Governor of Kaduna State
- In office October 1979 – 23 June 1981
- Preceded by: Ibrahim Mahmud Alfa
- Succeeded by: Abba Musa Rimi

Personal details
- Born: 21 August 1936 Kaya, Kaduna State, Nigeria
- Died: 11 November 2020 (aged 84) Kaduna
- Party: People's Redemption Party (PRP)

= Abdulkadir Balarabe Musa =

Nigerian politician (1936–2020)

Abdulkadir Balarabe Musa CFR (21 August 1936 – 11 November 2020) was a Nigerian left-wing politician who was elected Governor of Kaduna State, Nigeria during the Nigerian Second Republic, holding office from October 1979 until he was impeached on 23 June 1981.
During the Nigerian Fourth Republic he was leader of the Conference of Nigerian Political Parties (CNPP), a coalition of opposition parties.

==Background==

Musa was born on 21 August 1936 in Kaya, Kaduna State.
He studied at Zaria Middle School (1947–1952) and at the Institute of Administration, Zaria (1952–1953).
He was an accounts clerk (1953–1955) and a school teacher (1955–1960).
He held various managerial positions related to accountancy in the period 1960 to 1976, while studying at different colleges in London to gain additional qualifications.

==Kaduna State governor==

Musa was elected governor of Kaduna State in 1979 on the platform of the People's Redemption Party (PRP), a party founded by Mallam Aminu Kano. with others such as Abubakar Rimi, Sabo Bakin Zuwo, Abdullahi Aliyu Sumaila, Michael Imoudu, Chinua Achebe, Yusufu Bala Usman, Uche Chukwumerije, and Sule Lamido. The National Party of Nigeria (NPN) challenged his election unsuccessfully.
His party was initially a member of the PPP alliance in opposition to the NPN, but later quietly withdrew.
As Governor he was stalemated by the Kaduna State House of Assembly, which was dominated by NPN members.
He was unable to form a cabinet since he refused to nominate NPN members and the House refused to ratify his candidates.
Eventually the House impeached him in June 1981, making him the first Nigerian state governor to be impeached.

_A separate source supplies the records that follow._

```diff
+                for (int j = 0; j < NSCR; ++j)
+                    if (j < J3) {
+                        const double v = mom_n[(size_t)grp * J3 + j];
+                        cnt_lo[j] = __builtin_amdgcn_readfirstlane(__double2loint(v));
+                        cnt_hi[j] = __builtin_amdgcn_readfirstlane(__double2hiint(v));
+                    }
+            }
+#pragma unroll
+            for (int j = 0; j < NSCR; ++j)
+                if (j < J3) {
+                    const char* p = reinterpret_cast<const char*>(se.scale + ((size_t)grp * J3 + j) * ldr) + lcol8;
+                    scr[j][0] = *reinterpret_cast<const d2*>(p);
+                    scr[j][1] = *reinterpret_cast<const d2*>(p + 16);
+                }
+        } else if (live) {
+            __amdgpu_buffer_rsrc_t rs = __builtin_amdgcn_make_buffer_rsrc(
+                (void*)(se.scale + (size_t)grp * J3 * ldr + colblk * BC + swave * 64), (short)0, 0x7fffffff, PLSX_RSRC_FLAGS);
+            const int ln4 = __lane_id() * 4;
+            for (int j = 0; j < J3; ++j) {
+                __builtin_amdgcn_raw_ptr_buffer_load_lds(
+                    rs, (__attribute__((address_space(3))) void*)(sW + j * 64), 4, ln4, j * ldr * 8, 0, 0);
+                __builtin_amdgcn_raw_ptr_buffer_load_lds(
+                    rs, (__attribute__((address_space(3))) void*)(sW + j * 64 + 32), 4, ln4, j * ldr * 8 + 256, 0, 0);
+            }
+        }
+        contract(cur, xc, std::false_type(), ksteps - (nkt - 1) * KT);
+    };
+    {
+        std::integral_constant<int, 0> c0;
+        std::integral_constant<int, 1> c1;
+        int kt = 0, cur = 0;
+        for (; kt + 2 < nkt; kt += 2) { pass(c0, xa, xb); pass(c1, xb, xa); }
+        if (kt + 1 < nkt) {
+            pass(c0, xa, xb);
+#pragma unroll
+            for (int s = 0; s < KT; ++s) { xa[s][0] = xb[s][0]; xa[s][1] = xb[s][1]; }
+            cur = 1;
+        }
+        last(cur, xa);
+    }
+    }
+
+    if (mrow0 > 0 && J3 <= NSCR) {
+        const int ln = __lane_id();
+        const int q = ln >> 4;
+#pragma unroll
+        for (int j = 0; j < NSCR; ++j) {
+            if (j >= J3) continue;
+            const int r = mrow0 + j;
+            const int src = ((r & 3) << 4) | (ln & 15);
+            double m1 = 0.0;
+#pragma unroll
+            for (int c = 0; c < NC; ++c) {
+                double a;
+                if constexpr (TAIL) a = tl[c];
+                else {
+                    const int ri = (r & 15) >> 2;
+                    a = acc[c][MT - 1][0];
+#pragma unroll
+                    for (int i = 1; i < 4; ++i)
+                        if (ri == i) a = acc[c][MT - 1][i];
+                }
+                const double v = __shfl(a, src);
+                if (q == c) m1 = v;
+            }
+            const double nn = __hiloint2double(cnt_hi[j], cnt_lo[j]);
+            const double m2 = q == 0 ? scr[j][0].x : q == 1 ? scr[j][0].y : q == 2 ? scr[j][1].x : scr[j][1].y;
+            const double var = (m2 - m1 * m1 / nn) / (nn - 1.0);
+            double sc = (var > 0.0) ? sd_rsqrt(var) : 0.0;
+            asm volatile("" : "+v"(sc));
+            const int c15 = ln & 15;
+            scr[j][0] = (d2){__shfl(sc, c15), __shfl(sc, c15 | 16)};
+            scr[j][1] = (d2){__shfl(sc, c15 | 32), __shfl(sc, c15 | 48)};
+        }
+    }
+
+    int tid16 = threadIdx.x * 16;
+    asm volatile("" : "+v"(tid16));
+    const int tid = tid16 >> 4, lane = tid & 63, wave = tid >> 6, kq = lane >> 4;
+    const int cw = wave * 64 + 4 * (lane & 15), col = colblk * BC + cw;
+    if (col >= ldr) return;
+    if (J3 > NSCR) asm volatile("s_waitcnt vmcnt(0)" ::: "memory");
+    double* Rg = R + (size_t)grp * rows_per_group * ldr + col;
+#pragma unroll
+    for (int m = 0; m < MT; ++m)
+#pragma unroll
+        for (int i = 0; i < 4; ++i) {
+            if (TAIL && m == MT - 1 && i > 0) break;
+            const int packed = s_out[m * 16 + kq + 4 * i];
+            if (packed < 0) continue;
+            const int orow = packed & 0xffff, mi = (packed >> 16) - 1;
+            d2 s0 = (d2){1.0, 1.0}, s1 = (d2){1.0, 1.0};
+            if (J3 > NSCR) {
+                if (mi >= 0) {
+                    s0 = *reinterpret_cast<const d2*>(&sW[mi * 64 + 4 * (lane & 15)]);
+                    s1 = *reinterpret_cast<const d2*>(&sW[mi * 64 + 4 * (lane & 15) + 2]);
+                }
+            } else {
+#pragma unroll
+                for (int j = 0; j < NSCR; ++j)
+                    if (mi == j) { s0 = scr[j][0]; s1 = scr[j][1]; }
+            }
+            double v[NC];
+#pragma unroll
+            for (int c = 0; c < NC; ++c) v[c] = (TAIL && m == MT - 1) ? tl[c] : acc[c][m < MF ? m : 0][i];
+            d2* dst = reinterpret_cast<d2*>(&Rg[(size_t)orow * ldr]);
+            dst[0] = (d2){v[0] * s0.x, v[1] * s0.y};
+            dst[1] = (d2){v[2] * s1.x, v[3] * s1.y};
+        }
+}
+
+template <int MT, int KT, int EPI, bool TAIL, int NC = 2>
+__global__ __launch_bounds__(256, compact_waves(MT, EPI, TAIL, NC))
 void k_xprod_compact(const double* __restrict__ Afrag, size_t group_stride,
                      const double* __restrict__ X, int ldx, int nks,
                      double* __restrict__ R, int ldr, int rows_per_group,
@@ -464,7 +715,13 @@
                      const double* __restrict__ mom_n, int n_groups, int ncolblk, SplitEpi se)
 {
     static_assert(EPI == 3 || EPI == 5 || EPI == 8, "compact blocks: bootstrap (3), fused split-half (5) or raw first-half sums (8)");
+    static_assert(NC == 2 || (NC == 4 && EPI == 3 && MT <= 4), "four column tiles per wave: bootstraps of up to four tiles");
     extern __shared__ __attribute__((aligned(16))) double smem[];
+    if constexpr (NC == 4) {
+        compact_wide_block<MT, KT, TAIL>(smem, Afrag, group_stride, X, ldx, nks, R, ldr, rows_per_group, out_row, mom_idx,
+                                         mom_n, n_groups, ncolblk, se);
+        return;
+    }
     constexpr int NW = 4, NT = NW * 64, BC = NW * 32;
     constexpr int STAGE = KT * MT * 64;
     constexpr int STAGE_LDS = compact_stage_lds(MT, KT);
diff --git a/pypyls_amd/csrc/plsx_xprod.hip b/pypyls_amd/csrc/plsx_xprod.hip
--- a/pypyls_amd/csrc/plsx_xprod.hip
+++ b/pypyls_amd/csrc/plsx_xprod.hip
@@ -326,7 +326,19 @@
     return cost_c * 1.1 < (double)mt_dense / npg_dense && npg_dense <= 16;
 }
 
-int compact_boot_ksteps(int mt) { return mt == 4 ? PLSX_CKT : std::max(1, 12 / mt); }
+bool compact_boot_wide(const plsx_ctx* ctx)
+{
+    const int mt = ceil_div(ctx->Tp, 16);
+    if (mt > 4 || ctx->opt[OPT_NO_COMPACT_WIDE]) return false;
+    if (ctx->opt[OPT_COMPACT_WIDE_ALWAYS]) return true;
+    return mt == 4 && ctx->Tp - (mt - 1) * 16 <= 4;
+}
+
+int compact_boot_ksteps(int mt, bool wide)
+{
+    if (wide) return mt == 4 ? PLSX_CKTW : mt == 3 ? 3 : mt == 2 ? 4 : 6;
+    return mt == 4 ? PLSX_CKT : std::max(1, 12 / mt);
+}
 
 bool compact_moment_rows(const plsx_ctx* ctx)
 {
@@ -334,13 +346,15 @@
     const int mt = ceil_div(ctx->Tp, 16);
     const bool tail = mt >= 2 && ctx->Tp - (mt - 1) * 16 <= 4;
     const int rows = tail ? (mt - 1) * 16 + 4 : mt * 16;
-    return ctx->J <= compact_scale_regs(compact_boot_ksteps(mt)) && rows - ctx->Tp >= ctx->J;
+    const bool wide = compact_boot_wide(ctx);
+    return ctx->J <= compact_scale_regs(compact_boot_ksteps(mt, wide), wide ? 4 : 2) && rows - ctx->Tp >= ctx->J;
 }
 
 int run_xprod_cboot(plsx_ctx* ctx, const int* xsrc, const int* ysrc, int nres, hipStream_t st,
                     const double* ystack, long long ystride)
 {
-    const int S = ctx->S, J = ctx->J, MTc = ceil_div(ctx->Tp, 16), KT = compact_boot_ksteps(MTc);
+    const bool wide = compact_boot_wide(ctx);
+    const int S = ctx->S, J = ctx->J, MTc = ceil_div(ctx->Tp, 16), KT = compact_boot_ksteps(MTc, wide);
     const int nks_c = round_up(ceil_div(S, 4), KT);
     const int npairs = nres * J;
     const bool mrows = compact_moment_rows(ctx);
@@ -360,6 +374,7 @@
     HIPCHK(hipMemsetAsync(ctx->mask_c.p, 0, (size_t)nres * S, st));
     int* row_cnt = ptr<int>(ctx->rowtab_c) + (size_t)nres * nks_c * 4;
     ctx->last_compact_n = nres; ctx->last_compact_ktot = nks_c * 4; ctx->last_moment_rows = mrows ? 1 : 0;
+    ctx->last_compact_wide = wide ? 1 : 0;
     {
         KTimer tm(ctx, KC_BUILD, st);
         hipLaunchKernelGGL(k_drawn_mask, dim3(ceil_div(S, 256), nres), dim3(256), 0, st, xsrc, S, ptr<uint8_t>(ctx->mask_c));
diff --git a/pypyls_amd/engine.py b/pypyls_amd/engine.py
--- a/pypyls_amd/engine.py
+++ b/pypyls_amd/engine.py
@@ -897,13 +897,13 @@
         return bool(rc)
 
     def last_timing(self):
-        buf = (ctypes.c_double * 23)()
-        n = self.lib.plsx_last_timing(self.ctx, buf, 23)
+        buf = (ctypes.c_double * 24)()
+        n = self.lib.plsx_last_timing(self.ctx, buf, 24)
         keys = ['xprod_ms', 'xprod_launches', 'resamples_per_group', 'm_tiles', 'superbatch',
                 'xprod_resamples', 'dual_perm', 'compact_row_fraction', 'nt_flops', 'quad_series', 'quad_m_tiles',
                 'quad_blocks_per_lv', 'urot_waves', 'urot_splits', 'urot_res_per_split', 'urot_variant',
                 'gram_chunks', 'urot_variant_last', 'gram_kernel', 'split_blocks', 'split_reader',
-                'moment_rows', 'perm_projected']
+                'moment_rows', 'perm_projected', 'compact_col_tiles']
         return {k: buf[i] for i, k in enumerate(keys[:max(n, 0)])}
 
 
```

A leftist, when the Kaduna Polo Club sent Musa an invitation to join along with a mallet he refused the invitation and gave the mallet to a servant, saying "I don't play polo ... It is the game of the rich and powerful, of neo-colonialists".
Musa later said he was impeached because he planned to have the state open small- and medium-sized industries, and this would deny the NPN members the opportunity of establishing their own enterprises.
He did initiate some state-owned companies, but they were unprofitable and all were eventually closed down.

==Later political career==

Musa continued to be active in politics.
He was the PRP candidate for the presidency in the April 2003 elections, selected in February 2003.
However, without even enough money to print posters he was not successful.
In May 2003, the Inspector-General of Police Tafa Balogun refused a permit to the Conference of Nigerian Political Parties (CNPP), to hold a rally in Kano. As Chairman of the coalition, Musa said he refused to be intimidated, and the CNPP had other ways to achieve their objectives.
Speaking as CNPP chairman in February 2004, Musa described President Olusegun Obasanjo's policies as "phantom and mirage", doing nothing for the people and serving only to enrich politicians and government officials.
In the 2007 elections, the CNPP backed Muhammadu Buhari as a credible alternative to the PDP candidate Umaru Yar'Adua.
In February 2009, Musa said "Capitalism is returning us to the era of slavery. The solution to the current crisis is the abolition of greediness and antagonistic competition in our economic systems".

Musa spoke at a public lecture and reception in January 2009 in honour of former Oyo State governor Lam Adesina. He said that electoral rigging had to be stopped, and said "we need a revolution in Nigeria to have a positive change in the political system".
In November 2009, Musa said that Nigeria's economic system was based on narrow self-interest, with a disabling level of corruption, theft and waste of public resources. He expressed concern that the state might fail, as had happened in Somalia, but said this was unlikely since the USA would act to prevent it due to the strategic importance of Nigeria.

In an interview in April 2010, Musa said the electoral system was rigged to favour those with money. He was sceptical about whether implementing the recommendations of the Uwais committee, such as removing state electoral commissions and having all elections run by the Independent National Electoral Commission, would have any positive effect.
However, he was cautiously optimistic that Labour could put up a credible showing against the People's Democratic Party (PDP) in the 2011 elections through alliances with other parties such as Action Congress.
The same month, former Vice-President Atiku Abubakar said that Musa had obstructed formation of a mega opposition alliance because he did not want to lose the identity of his PRP in the larger group.

On 31 August 2018, Musa quit active politics due to health issues and announced his immediate resignation from chairmanship of People's Redemption Party.

Balarabe Musa died on 11 November 2020 in Kaduna due to a heart attack.